=== Entries shown ===
template <class ARGS, bool PLAIN = false>
__global__ void __launch_bounds__(64 * MBAMD_W4_MAXW)
k_walk4_t(ARGS AA)
{
    const Walk4Args& A = walk4_args(AA);
    const unsigned lane = threadIdx.x & 63;
    const int wave = mbd_wave_index();
    char* lds = mbd_dyn_lds<char>();
    const unsigned K = (unsigned) A.K;
    const unsigned xcd = blockIdx.x & 7u, pos = blockIdx.x >> 3;
    const unsigned blk = (pos / K) * 8u + xcd, k = pos % K;
    if (blk >= (unsigned) A.nblocks) return;
    char* const mine = lds + (size_t) wave * (MBAMD_W4_STAGE + (size_t) A.nslots * 1024);
    int* const stage = reinterpret_cast<int*>(mine);
    char* const slots = mine + MBAMD_W4_STAGE + lane * 16;
    f4* const P0 = A.partials + (size_t) blk * A.pstride + (size_t) k * 64;
    const uint64_t* const T0 = A.tips + (size_t) blk * A.tstride;
    int8_t* const E0 = A.exps + (size_t) blk * A.estride + (size_t) k * 64;
    const float* const M0 = A.matrices + (size_t) k * 16;
    const Walk4Lds L = walk4_lds(mine, lane);
#define MBAMD_W4_PREFETCH(SRC, DST) walk4_prefetch(L, walk4_at_kib(P0, SRC), (DST))
#define MBAMD_W4_EXPS(OFF, PARITY) walk4_fetch_exps(L, walk4_at(E0, OFF), lane, (PARITY))

    const Walk4Entry* pp = walk4_program(AA) + (size_t) wave * A.entries;
    const int n = A.entries - A.tail;
    Walk4Entry DA = walk4_load_entry(pp), DB = walk4_load_entry(pp + 1);
    Walk4Mat M1 = walk4_load_matrix(walk4_at(M0, DA.m1));
    Walk4Mat M2 = walk4_load_matrix(walk4_at(M0, DA.m2));
    static_assert(MBAMD_W4_TIP2 == 1u << 6, "the plain loop masks child 2's plane offset with ctl bit 6");
    Walk4Planes T1 = walk4_load_planes(walk4_at(T0, (DA.ctl & MBAMD_W4_TIP1) ? DA.c1 : 0u));
    Walk4Planes T2 = walk4_load_planes(walk4_at(T0, (DA.ctl & MBAMD_W4_TIP2) ? DA.c2 : 0u));
    if constexpr (!PLAIN) { if (DA.ctl & MBAMD_W4_READS) MBAMD_W4_EXPS(DA.eread, 0); }
    int cum_e = 0;
    f4 RA = {0.0f, 0.0f, 0.0f, 0.0f}, RB = RA;

    auto factors = [&](auto k1, auto k2, const Walk4Entry& cur, const f4& prev) {
        constexpr int C1 = decltype(k1)::value, C2 = decltype(k2)::value;
        const unsigned ctl = cur.ctl;
        f4 a, b;
        if constexpr (C1 == W4K_SLOT) a = *reinterpret_cast<const f4*>(slots + cur.c1);
        if constexpr (C2 == W4K_SLOT) b = *reinterpret_cast<const f4*>(slots + cur.c2);
        if constexpr (C1 == W4K_TIP) a = walk4_tip_vector(T1, lane);
        if constexpr (C1 == W4K_FWD) a = prev;
        if constexpr (C1 == W4K_ANY) {
            if (ctl & MBAMD_W4_TIP1) a = walk4_tip_vector(T1, lane);
            else if (ctl & MBAMD_W4_FWD1) a = prev;
            else a = *reinterpret_cast<const f4*>(slots + cur.c1);
        }
        if constexpr (C2 == W4K_TIP) b = walk4_tip_vector(T2, lane);
        if constexpr (C2 == W4K_FWD) b = prev;
        if constexpr (C2 == W4K_ANY) {
            if (ctl & MBAMD_W4_TIP2) b = walk4_tip_vector(T2, lane);
            else if (ctl & MBAMD_W4_FWD2) b = prev;
            else b = *reinterpret_cast<const f4*>(slots + cur.c2);
        }
        Walk4Factors f;
        f.f1 = walk4_matvec(M1, a);
        f.f2 = walk4_matvec(M2, b);
        return f;
    };
    auto step = [&](Walk4Entry& cur, const Walk4Entry& nxt, const Walk4Entry* after, int parity, f4& out, const f4& prev) {
        const unsigned ctl = cur.ctl;
        int er = 0;
        if (!PLAIN && (ctl & MBAMD_W4_RARE)) {
            if (ctl & MBAMD_W4_PF0) {
                MBAMD_W4_PREFETCH(cur.dst, cur.c1);
                if (ctl & MBAMD_W4_PF1) MBAMD_W4_PREFETCH(cur.c2, cur.m1);
            }
            if (ctl & MBAMD_W4_VMWAIT) walk4_wait_vm((ctl >> 10) & 63u);
            if (ctl & MBAMD_W4_BARRIER) walk4_barrier();
            if (ctl & MBAMD_W4_NEXT_READS) MBAMD_W4_EXPS(nxt.eread, parity ^ 1);
            if (ctl & MBAMD_W4_READS) er = stage[64 * parity + lane];
        }
        f4 o = prev;
        Walk4Factors f;
        constexpr Walk4Kind<W4K_ANY> any{};
        if constexpr (PLAIN) {
            constexpr Walk4Kind<W4K_TIP> tip{};
            constexpr Walk4Kind<W4K_FWD> fwd{};
            constexpr Walk4Kind<W4K_SLOT> slot{};
            if (ctl & MBAMD_W4_GROUP_FWD2) {
                if (ctl & MBAMD_W4_IS_TIP_FWD) f = factors(tip, fwd, cur, prev);
                if (ctl & MBAMD_W4_IS_SLOT_FWD) f = factors(slot, fwd, cur, prev);
            }
            if (ctl & MBAMD_W4_GROUP_FWD1) {
                if (ctl & MBAMD_W4_IS_FWD_TIP) f = factors(fwd, tip, cur, prev);
                if (ctl & MBAMD_W4_IS_FWD_SLOT) f = factors(fwd, slot, cur, prev);
            }
            if (ctl & MBAMD_W4_GROUP_OTHER) {
                if (ctl & MBAMD_W4_IS_TIP_TIP) f = factors(tip, tip, cur, prev);
                if (ctl & MBAMD_W4_IS_GENERAL) f = factors(any, any, cur, prev);
            }
        } else {
            if (!(ctl & MBAMD_W4_NOP)) f = factors(any, any, cur, prev);
        }
        if constexpr (PLAIN) o = walk4_product(f.f1, f.f2);
        else if (!(ctl & MBAMD_W4_NOP)) { o.x = f.f1.x * f.f2.x; o.y = f.f1.y * f.f2.y; o.z = f.f1.z * f.f2.z; o.w = f.f1.w * f.f2.w; }
        const unsigned dst = cur.dst, ewrite = cur.ewrite;
        M1 = walk4_load_matrix(walk4_at(M0, nxt.m1));
        M2 = walk4_load_matrix(walk4_at(M0, nxt.m2));
        if constexpr (PLAIN) {
            T1 = walk4_load_planes(walk4_at(T0, nxt.eread));
            T2 = walk4_load_planes(walk4_at(T0, nxt.c2 & (unsigned) ((int) (nxt.ctl << 25) >> 31)));
        } else {
            T1 = walk4_load_planes(walk4_at(T0, (nxt.ctl & MBAMD_W4_TIP1) ? nxt.c1 : 0u));
            T2 = walk4_load_planes(walk4_at(T0, (nxt.ctl & MBAMD_W4_TIP2) ? nxt.c2 : 0u));
        }
        cur = walk4_load_entry(after);
        if (PLAIN || !(ctl & MBAMD_W4_NOP)) {
            const int wm = (int) (ctl << 23) >> 31;
            const int ew = scale_exponent(max4(o)) & wm;
            const int e = ew | er;
            cum_e += ew;
            o.x = scale_pow2(o.x, -e); o.y = scale_pow2(o.y, -e);
            o.z = scale_pow2(o.z, -e); o.w = scale_pow2(o.w, -e);
            if (ctl & MBAMD_W4_KEEP) *reinterpret_cast<f4*>(slots + ((ctl >> 6) & 0x3FC00u)) = o;
            if constexpr (PLAIN) walk4_store_unless(walk4_at_kib(P0, dst), walk4_at(E0, ewrite), lane, o, e, ctl);
            else walk4_store(walk4_at_kib(P0, dst), walk4_at(E0, ewrite), lane, o, e);
        }
        out = o;
    };
    for (int j = 0; j + (PLAIN ? 1 : 0) < n; j += 2) {
        step(DA, DB, pp + 2, 0, RA, RB);
        step(DB, DA, pp + 3, 1, RB, RA);
        pp += 2;
    }
    if constexpr (PLAIN) { if (n & 1) step(DA, DB, pp + 2, 0, RA, RB); }
#undef MBAMD_W4_EXPS
#undef MBAMD_W4_PREFETCH
    if (A.cum != nullptr) {
        const int W = (int) (blockDim.x >> 6);
        if (!PLAIN && W > 1) {
            stage[lane] = cum_e;
            walk4_barrier();
            if (wave != 0) return;
            cum_e = 0;
            for (int w = 0; w < W; ++w)
                cum_e += reinterpret_cast<const int*>(lds + (size_t) w * (MBAMD_W4_STAGE + (size_t) A.nslots * 1024))[lane];
        }
        int32_t* dst = A.cum + (size_t) k * A.Ppad + (size_t) blk * 64 + lane;
        if (A.cumFresh) *dst = cum_e;
        else if (cum_e != 0) *dst += cum_e;
    }
}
===
Exercise prompt: Would you output, from the records above, exactly the run of lines that starts at the line containing "const int e = ew | er;" and ends at the line containing "if (A.cum != nullptr)", and only that run?

Response to the exercise:
            const int e = ew | er;
            cum_e += ew;
            o.x = scale_pow2(o.x, -e); o.y = scale_pow2(o.y, -e);
            o.z = scale_pow2(o.z, -e); o.w = scale_pow2(o.w, -e);
            if (ctl & MBAMD_W4_KEEP) *reinterpret_cast<f4*>(slots + ((ctl >> 6) & 0x3FC00u)) = o;
            if constexpr (PLAIN) walk4_store_unless(walk4_at_kib(P0, dst), walk4_at(E0, ewrite), lane, o, e, ctl);
            else walk4_store(walk4_at_kib(P0, dst), walk4_at(E0, ewrite), lane, o, e);
        }
        out = o;
    };
    for (int j = 0; j + (PLAIN ? 1 : 0) < n; j += 2) {
        step(DA, DB, pp + 2, 0, RA, RB);
        step(DB, DA, pp + 3, 1, RB, RA);
        pp += 2;
    }
    if constexpr (PLAIN) { if (n & 1) step(DA, DB, pp + 2, 0, RA, RB); }
#undef MBAMD_W4_EXPS
#undef MBAMD_W4_PREFETCH
    if (A.cum != nullptr) {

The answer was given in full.